To protect the sequencer against traffic spikes, we route read requests - specifically eth_getBlockRange, which the DTL uses to sync from L2 - to a read-only replica rather than to the sequencer itself.
At 1915 UTC, sequencer throughput jumped from the usual ~8 transactions per second to a peak of 95 transactions per second over the course of 15 minutes.
As a result of the increased throughput, our read-only replica started to fall behind. The graph below shows the delay, in seconds, between the sequencer creating new blocks and them being indexed by the read-only replica:
This meant that while the sequencer was processing transactions normally, users were unable to see their transactions confirmed on chain for several minutes. For DeFi apps relying on an accurate view of on-chain data, this caused transactions to be reverted and positions to be liquidated. It also made it difficult to retry transactions, since the user’s wallet nonce may have increased on the sequencer but not on the replica.
This issue was ecosystem wide. Infrastructure providers run replicas of their own, which use the same polling-based mechanism to sync data. This likely further increased the delay between when transactions were processed, and when they appeared as confirmed. This is not an error on the part of infrastructure providers, but rather a flaw in how the pre-Bedrock system is designed.
The issue resolved itself once the transaction volume dropped back down to normal levels. However, we did not communicate with our community for the duration of the outage. This is a significant miss, and for that we apologize. Going forward, we will do the following in an effort to avoid similar issues:
- We will add monitoring for replica lag, so that we can proactively route traffic directly to the sequencer when throughput increases beyond what the sync mechanism can handle.
- Though rate limits were not the direct cause of this incident, we will increase rate limits so that node operators can poll for new blocks more frequently.

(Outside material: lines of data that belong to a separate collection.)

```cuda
void launch_decode_step_mega(const Model& m, const DecodeBufs& b, int B, float* kcache, float* vcache,
                             size_t cache_layer_stride, size_t cache_seq_stride, int max_ctx, int ctx_now, const MegaBufs& mb,
                             cudaStream_t st, int64_t* launches) {
    ASRB_REQUIRE(decode_mega_supported(m, B, ctx_now), ASRB_ERR_STATE, "fused decode step not supported for this model/batch/context");
    ASRB_REQUIRE(m.d_dec_layers && mb.bar && mb.part, ASRB_ERR_STATE, "fused decode step buffers missing");
    const asrb_dims& c = m.d.c;
    const int G = m.ctx->sm_count;
    const int group = c.num_attention_heads / c.num_key_value_heads;
    const int nsplit = std::min(mega::MAX_SPLITS, std::min(G / c.num_key_value_heads, (max_ctx + mega::KV_KEYS - 1) / mega::KV_KEYS));
    const size_t smem = mega_smem_bytes(c.hidden_size, c.intermediate_size, mega_nslot(c));
    const void* fn = nullptr;
    if (dims_match<1024, 2048, 3072>(c)) fn = (const void*)mega::decode_step_kernel<1024, 2048, 3072, 6>;
    else if (dims_match<2048, 2048, 6144>(c)) fn = (const void*)mega::decode_step_kernel<2048, 2048, 6144, 5>;
    else fn = (const void*)mega::decode_step_kernel<256, 512, 512, 6>;
    ASRB_CUDA_CHECK(cudaFuncSetAttribute(fn, cudaFuncAttributeMaxDynamicSharedMemorySize, (int)smem));
    for (int sb = 0; sb < B; ++sb) {
        mega::Params p{};
        p.layers = m.d_dec_layers; p.lm_head = m.lm_head; p.embed = m.embed; p.final_norm = m.final_norm_sw;
        p.rope_cos = m.rope_cos; p.rope_sin = m.rope_sin; p.eps = (float)c.rms_norm_eps;
        p.L = c.num_hidden_layers; p.H = c.hidden_size; p.QD = m.d.q_dim; p.KVD = m.d.kv_dim; p.I = c.intermediate_size;
        p.V = c.vocab_size; p.nq = c.num_attention_heads; p.nkv = c.num_key_value_heads; p.group = group;
        p.x = b.x + (size_t)sb * c.hidden_size;
        p.kcache = kcache + (size_t)sb * cache_seq_stride; p.vcache = vcache + (size_t)sb * cache_seq_stride;
        p.cache_layer_stride = cache_layer_stride; p.max_ctx = max_ctx; p.nsplit = nsplit;
        p.part_val = b.part_val; p.part_idx = b.part_idx;
        p.pos = b.pos + sb; p.done = b.done + sb; p.next_id = b.next_id + sb;
        p.ids_out = b.ids_out + (size_t)sb * b.max_new; p.n_out = b.n_out + sb; p.max_new = b.max_new;
        p.bar = mb.bar;
        uint2* w = reinterpret_cast<uint2*>(mb.part);
        p.qkv_ll = w; w += m.d.qkv_dim;
        p.part_ll = w; w += (size_t)G * group * mega::PSTRIDE;
        p.attn_ll = w; w += m.d.q_dim;
        p.x_ll = w; w += c.hidden_size;
        p.act_ll = w; w += c.intermediate_size;
        p.dbg = mb.dbg;
        g_last_dbg = mb.dbg;
        if (mb.steps_issued && ++*mb.steps_issued >= 0xFFFF00u) {
            ASRB_CUDA_CHECK(cudaMemsetAsync(mb.part, 0, mb.part_bytes, st));
            const unsigned one = 1;
            ASRB_CUDA_CHECK(cudaMemcpyAsync(mb.bar + 1, &one, sizeof(one), cudaMemcpyHostToDevice, st));
            *mb.steps_issued = 1;
        }
        void* args[] = {(void*)&p};
        ASRB_CUDA_CHECK(cudaLaunchCooperativeKernel(fn, dim3(G), dim3(mega::NTHREADS), args, smem, st));
        if (launches) *launches += 1;
    }
}

int decode_mega_debug_timeline(long long* out, int cap) {
// ... 9 lines not shown
```

### qwen3_asr_rs_b200/csrc/internal.h

```cpp
#pragma once
#include <atomic>
#include <map>
#include <string>
#include <vector>
#include "../../include/asr_b200.h"
#include "common.cuh"

namespace asrb {

struct Dims {
    asrb_dims c;
    int enc_hd;
    int chunk_frames;
    int chunks_per_window;
    int conv_h[4];
    int conv_w[4];
    int tok_per_chunk;
    int cpad;
    int feat;
    int q_dim, kv_dim, qkv_dim;
    void derive();
};
void validate_dims(const asrb_dims& d);
inline int conv_out_len(int l) { return (l - 1) / 2 + 1; }
// ... 121 lines not shown
    float* attn;
    float* act;
    float* logits;
    float* part_val; int* part_idx; int n_part;
    int* pos;
    int* done;
    int* next_id;
    int* ids_out;
    int* n_out;
    int max_new;
};
void launch_decode_step_phases(const Model& m, const DecodeBufs& b, int B, float* kcache, float* vcache,
                               size_t cache_layer_stride, size_t cache_seq_stride, int max_ctx,
                               bool write_logits, cudaStream_t st, int64_t* launches);
struct MegaBufs { unsigned* bar = nullptr; float* part = nullptr; long long* dbg = nullptr; size_t part_bytes = 0; unsigned* steps_issued = nullptr;
                  uint32_t* sx = nullptr; size_t sx_bytes = 0; int* sx_nb = nullptr; };
size_t decode_mega_part_floats(const Model& m);
size_t decode_batch_part_floats(const Model& m);
size_t decode_batch_sx_bytes(const Model& m);
bool decode_batch_supported(const Model& m, int B, int ctx);
int decode_mega_dbg_slots();
void launch_greedy(const Model& m, const DecodeBufs& b, int B, cudaStream_t st, int64_t* launches);
void launch_lmhead_argmax(const Model& m, const float* x_rows, const int* d_row_idx, int B,
                          const DecodeBufs& b, bool write_logits, cudaStream_t st, int64_t* launches);

}
```

### qwen3_asr_rs_b200/csrc/mega_common.cuh

```cuda
#pragma once
#include "internal.h"

namespace asrb {
namespace mega {

static constexpr int NCONS_WARPS = 8;
static constexpr int NCONS = NCONS_WARPS * 32;
static constexpr int NTHREADS = NCONS + 32;
static constexpr int SLOT_BYTES = 32 * 1024;
static constexpr int NSLOT_MAX = 6;
static constexpr int KV_KEYS = 64;
static constexpr int XS_MIN = 3072;
static constexpr int XRES_MAX = 64;
static constexpr int MAX_LAYERS = 32;
static constexpr int HD = 128;
static constexpr int PSTRIDE = HD + 2;
static constexpr int DBG_SLOTS = 1024;
static constexpr int MAX_SPLITS = 18;

enum { PH_QKV = 1, PH_PART = 2, PH_ATTN = 3, PH_XO = 4, PH_ACT = 5, PH_XD = 6 };

__device__ __forceinline__ uint32_t smem_u32(const void* p) { return (uint32_t)__cvta_generic_to_shared(p); }
__device__ __forceinline__ void mbar_init(uint64_t* bar, uint32_t count) {
    asm volatile("mbarrier.init.shared::cta.b64 [%0], %1;" ::"r"(smem_u32(bar)), "r"(count));
}
__device__ __forceinline__ void mbar_expect_tx(uint64_t* bar, uint32_t bytes) {
    asm volatile("mbarrier.arrive.expect_tx.shared::cta.b64 _, [%0], %1;" ::"r"(smem_u32(bar)), "r"(bytes) : "memory");
}
__device__ __forceinline__ void mbar_arrive(uint64_t* bar) {
    asm volatile("mbarrier.arrive.shared::cta.b64 _, [%0];" ::"r"(smem_u32(bar)) : "memory");
}
__device__ __forceinline__ void mbar_wait(uint64_t* bar, uint32_t parity) {
    asm volatile(
        "{\n"
        ".reg .pred p;\n"
// ... 11 lines not shown
__device__ __forceinline__ uint64_t l2_evict_first_policy() {
    uint64_t pol;
    asm volatile("createpolicy.fractional.L2::evict_first.b64 %0, 1.0;" : "=l"(pol));
    return pol;
}
__device__ __forceinline__ void bulk_g2s_hint(void* dst, const void* src, uint32_t bytes, uint64_t* bar, uint64_t pol) {
    asm volatile("cp.async.bulk.shared::cluster.global.mbarrier::complete_tx::bytes.L2::cache_hint [%0], [%1], %2, [%3], %4;"
                 ::"r"(smem_u32(dst)), "l"(src), "r"(bytes), "r"(smem_u32(bar)), "l"(pol) : "memory");
}
__device__ __forceinline__ void cons_sync() { asm volatile("bar.sync 1, %0;" ::"n"(NCONS) : "memory"); }

__device__ __forceinline__ void ll_store(uint2* p, float v, uint32_t tag) {
    const unsigned long long val = ((unsigned long long)tag << 32) | (unsigned long long)__float_as_uint(v);
    asm volatile("red.relaxed.gpu.global.max.u64 [%0], %1;" ::"l"(p), "l"(val) : "memory");
}
__device__ __forceinline__ uint4 ll_load2(const uint2* p) {
    uint4 v;
    asm volatile("ld.relaxed.gpu.global.v4.u32 {%0, %1, %2, %3}, [%4];" : "=r"(v.x), "=r"(v.y), "=r"(v.z), "=r"(v.w) : "l"(p) : "memory");
    return v;
}
__device__ __forceinline__ float ll_poll1(const uint2* p, uint32_t tag) {
    uint2 v;
    do {
        asm volatile("ld.relaxed.gpu.global.v2.u32 {%0, %1}, [%2];" : "=r"(v.x), "=r"(v.y) : "l"(p) : "memory");
    } while (v.y != tag);
    return __uint_as_float(v.x);
}
__device__ __forceinline__ void ll_poll4(const uint2* p, int stride, uint32_t tag, float (&out)[4]) {
    uint2 v[4];
    bool ok;
    do {
#pragma unroll
        for (int i = 0; i < 4; ++i)
            asm volatile("ld.relaxed.gpu.global.v2.u32 {%0, %1}, [%2];" : "=r"(v[i].x), "=r"(v[i].y) : "l"(p + (size_t)i * stride) : "memory");
        ok = (v[0].y == tag) && (v[1].y == tag) && (v[2].y == tag) && (v[3].y == tag);
    } while (!ok);
#pragma unroll
    for (int i = 0; i < 4; ++i) out[i] = __uint_as_float(v[i].x);
}
__device__ __forceinline__ int xs_swz(int e) { const int k = e >> 2; return ((k ^ ((k >> 3) & 1)) << 2) | (e & 3); }
__device__ __forceinline__ float ll_gather(const uint2* buf, int n, uint32_t tag, float* xs) {
    float ss = 0.f;
    const int pairs = n >> 1;
    constexpr int U = 8;
    for (int i0 = threadIdx.x; i0 < pairs; i0 += U * NCONS) {
        uint4 v[U];
#pragma unroll
        for (int u = 0; u < U; ++u) v[u] = make_uint4(0u, 0u, 0u, 0u);
        bool ok;
        do {
            ok = true;
#pragma unroll
            for (int u = 0; u < U; ++u) {
                const int i = i0 + u * NCONS;
                if (i < pairs && !(v[u].y == tag && v[u].w == tag)) v[u] = ll_load2(buf + 2 * i);
            }
#pragma unroll
            for (int u = 0; u < U; ++u) {
                const int i = i0 + u * NCONS;
                if (i < pairs) ok = ok && (v[u].y == tag) && (v[u].w == tag);
            }
        } while (!ok);
#pragma unroll
        for (int u = 0; u < U; ++u) {
            const int i = i0 + u * NCONS;
            if (i < pairs) {
                const float a = __uint_as_float(v[u].x), b = __uint_as_float(v[u].z);
                *reinterpret_cast<float2*>(xs + xs_swz(2 * i)) = make_float2(a, b);
                ss = fmaf(a, a, ss); ss = fmaf(b, b, ss);
            }
        }
    }
    return ss;
}

struct Ring {
    uint8_t* slots; uint64_t* full; uint64_t* empty;
    uint32_t nslot;
};

struct Slice { const bf16* W; int K, r0, r1, rpc; };
__device__ __forceinline__ Slice make_slice(const bf16* W, int N, int K, int rstep) {
    Slice s; s.W = W; s.K = K;
    const unsigned units = (unsigned)(N / rstep);
    const int u0 = (int)((blockIdx.x * units) / gridDim.x), u1 = (int)(((blockIdx.x + 1) * units) / gridDim.x);
    s.r0 = u0 * rstep; s.r1 = u1 * rstep;
    s.rpc = SLOT_BYTES / (K * 2);
    s.rpc &= ~1;
    return s;
// ... 5 lines not shown
```

### qwen3_asr_rs_b200/csrc/session.cu

```cuda
#include <algorithm>
#include <cstring>
#include "internal.h"

namespace asrb {

void model_set_tensor(Model* m, const char* name, int dtype, const int64_t* shape, int ndim, const void* host);
void model_finalize(Model* m);
struct IngestState;
IngestState* ingest_state_new();
void ingest_state_free(IngestState* st);
void ingest_pcm(IngestState* st, cudaStream_t stream, const void* const* pcm, const int64_t* n_frames, const int32_t* channels,
                const int32_t* rate, const int32_t* format, int batch, float* d_samples, int64_t max_samples_per_utt,
                int64_t* n_out, int64_t* soff_out);

static const int kPromptHead[9] = {151644, 8948, 198, 151645, 198, 151644, 872, 198, 151669};
static const int kPromptTail[6] = {151670, 151645, 198, 151644, 77091, 198};
static const int kAudioPad = 151676;

struct Session {
    Model* m = nullptr;
    cudaStream_t st = nullptr;
    int max_batch = 0, max_lang = 0, max_new = 0;
    int64_t max_samples = 0, max_npad = 0;
    int maxF = 0, maxC = 0, maxT = 0, maxS = 0, max_ctx = 0;
// ... 145 lines not shown
            s->mega.sx_nb = &s->sx_nb;
            int maxwin = 0, maxpersist = 0;
            cudaDeviceGetAttribute(&maxwin, cudaDevAttrMaxAccessPolicyWindowSize, m->ctx->device);
            cudaDeviceGetAttribute(&maxpersist, cudaDevAttrMaxPersistingL2CacheSize, m->ctx->device);
            if (maxwin > 0 && maxpersist > 0) {
                const size_t want = std::min<size_t>({s->mega.sx_bytes, (size_t)maxwin, (size_t)maxpersist});
                if (cudaDeviceSetLimit(cudaLimitPersistingL2CacheSize, want) == cudaSuccess) {
                    cudaStreamAttrValue av{};
                    av.accessPolicyWindow.base_ptr = s->mega.sx; av.accessPolicyWindow.num_bytes = want;
                    av.accessPolicyWindow.hitRatio = 1.0f; av.accessPolicyWindow.hitProp = cudaAccessPropertyPersisting;
                    av.accessPolicyWindow.missProp = cudaAccessPropertyStreaming;
                    if (cudaStreamSetAttribute(s->st, cudaStreamAttributeAccessPolicyWindow, &av) != cudaSuccess) cudaGetLastError();
                } else cudaGetLastError();
            }
        }
        if (getenv("ASRB_MEGA_DEBUG")) s->mega.dbg = salloc<long long>(s, decode_mega_dbg_slots(), true);
        ASRB_CUDA_CHECK(cudaMallocHost(&s->h_done, Bm * sizeof(int)));
        ASRB_CUDA_CHECK(cudaMallocHost(&s->h_nout, Bm * sizeof(int)));
        ASRB_CUDA_CHECK(cudaMallocHost(&s->h_next, Bm * sizeof(int)));
        ASRB_CUDA_CHECK(cudaMallocHost(&s->h_ids, Bm * max_new * sizeof(int)));
        ASRB_CUDA_CHECK(cudaDeviceSynchronize());
    } catch (...) { delete s; throw; }
    return s;
}

void session_free(Session* s) { delete s; }

void session_mel(Session* s, const float* const* samples, const int64_t* n_samples, int batch, int64_t* n_frames_out) {
    ASRB_REQUIRE(batch >= 1 && batch <= s->max_batch, ASRB_ERR_INVALID, "batch exceeds session capacity");
    ASRB_CUDA_CHECK(cudaSetDevice(s->m->ctx->device));
// ... 410 lines not shown
```

Before: 292.9.

## Replace tagged LL exchange buffers with double-buffered sentinel slots in mega decode

The single-sequence megakernel now exchanges the residual, attention output and MLP activation between CTAs through per-layer, per-step double-buffered 32-bit slots. These slots are pre-filled with an all-ones sentinel and written with an atomic AND, replacing the 64-bit tagged LL stores. Readers poll 16-byte vectors until no word is empty, which halves the exchanged bytes and drops the tag compares. Each CTA re-arms its slice of the other parity buffer at step start, and a new step counter selects the parity. This adds re-arming work and a memory footprint of 2×L layer buffers.

Measured after the change: 301.9, median of 6. +3.1%, better.

```diff
diff --git a/qwen3_asr_rs_b200/csrc/decode_batch.cu b/qwen3_asr_rs_b200/csrc/decode_batch.cu
--- a/qwen3_asr_rs_b200/csrc/decode_batch.cu
+++ b/qwen3_asr_rs_b200/csrc/decode_batch.cu
@@ -84,17 +84,6 @@
         for (int k = 0; k < 4; ++k) acc[nt][k] += acc1[nt][k] + acc2[nt][k];
 }
 
-static constexpr uint32_t SX_EMPTY = 0xFFFFFFFFu;
-__device__ __forceinline__ void sx_store(uint32_t* p, float v) {
-    uint32_t b = __float_as_uint(v);
-    if (b == SX_EMPTY) b = 0x7FFFFFFFu;
-    asm volatile("red.relaxed.gpu.global.and.b32 [%0], %1;" ::"l"(p), "r"(b) : "memory");
-}
-__device__ __forceinline__ uint4 sx_load4(const uint32_t* p) {
-    uint4 v;
-    asm volatile("ld.relaxed.gpu.global.v4.u32 {%0, %1, %2, %3}, [%4];" : "=r"(v.x), "=r"(v.y), "=r"(v.z), "=r"(v.w) : "l"(p) : "memory");
-    return v;
-}
 
 __device__ __forceinline__ void head_norm_rope_b(const uint2* __restrict__ src, uint32_t tag, const float* __restrict__ nw,
                                                  float eps, const float* __restrict__ cs, const float* __restrict__ sn,
diff --git a/qwen3_asr_rs_b200/csrc/decode_mega.cu b/qwen3_asr_rs_b200/csrc/decode_mega.cu
--- a/qwen3_asr_rs_b200/csrc/decode_mega.cu
+++ b/qwen3_asr_rs_b200/csrc/decode_mega.cu
@@ -18,7 +18,8 @@
     float* part_val; int* part_idx;
     int* pos; int* done; int* next_id; int* ids_out; int* n_out; int max_new;
     unsigned* bar;
-    uint2* qkv_ll; uint2* part_ll; uint2* attn_ll; uint2* x_ll; uint2* act_ll;
+    uint2* qkv_ll; uint2* part_ll;
+    uint32_t* sx;
     long long* dbg;
 };
 
@@ -143,11 +144,11 @@
     return v;
 }
 
-enum { ME_STORE = 0, ME_RESID = 1, ME_SWIGLU = 2, ME_ARGMAX = 3 };
+enum { ME_STORE = 0, ME_SWIGLU = 1, ME_ARGMAX = 2 };
 
 template <int K>
-__device__ __forceinline__ void consume_ksplit(const Slice& s, const Ring& ring, uint32_t& q, const float* xs, uint2* out,
-                                               uint32_t tag, float* xres, float* part) {
+__device__ __forceinline__ void consume_ksplit(const Slice& s, const Ring& ring, uint32_t& q, const float* xs, uint32_t* out,
+                                               float* xres, float* part) {
     const int tid = threadIdx.x, lane = tid & 31, warp = tid >> 5;
     constexpr int NU = K / 8;
     constexpr int J = (NU + NCONS - 1) / NCONS;
@@ -207,7 +208,7 @@
                 for (int w8 = 1; w8 < NCONS_WARPS; ++w8) t += pb[w8 * 8 + tid];
                 const int row = r + g0 + tid;
                 const float nv = xres[row - s.r0] + t; xres[row - s.r0] = nv;
-                ll_store(out + row, nv, tag);
+                sx_store(out + row, nv);
             }
         }
         r += R; q += pair ? 2 : 1;
@@ -216,7 +217,7 @@
 
 template <int K, int EPI>
 __device__ __forceinline__ void consume_quad(const Slice& s, const Ring& ring, uint32_t& q, const float* xs, uint2* out,
-                                             uint32_t tag, float& best_v, int& best_i,
+                                             uint32_t tag, uint32_t* sxo, float& best_v, int& best_i,
                                              const float* norm_w, float norm_r, long long* fine) {
     const int lane = threadIdx.x & 31, warp = threadIdx.x >> 5;
     int fi = 0;
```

Lastly, we will upgrade mainnet to Bedrock later this year. Bedrock fixes these issues from an architectural perspective. Specifically:
- There will be no more DTL, or polling-based sync mechanism. Blocks are either derived from L1, or gossipped over a peer-to-peer network.
- Blocks will be created every two seconds rather than on every transaction. This allows data to propagate across the network more efficiently and predictably.
- The sequencer will have a private mempool. This will allow fee-replacement transactions to work properly, and eliminate the need for aggressive rate limiting on the sequencer.
We recognize how frustrating an issue like this can be, and that is compounded when we are not proactively communicating. We’re sorry our users had this experience. We’re committed to applying these learnings moving forward and appreciate our community holding us accountable.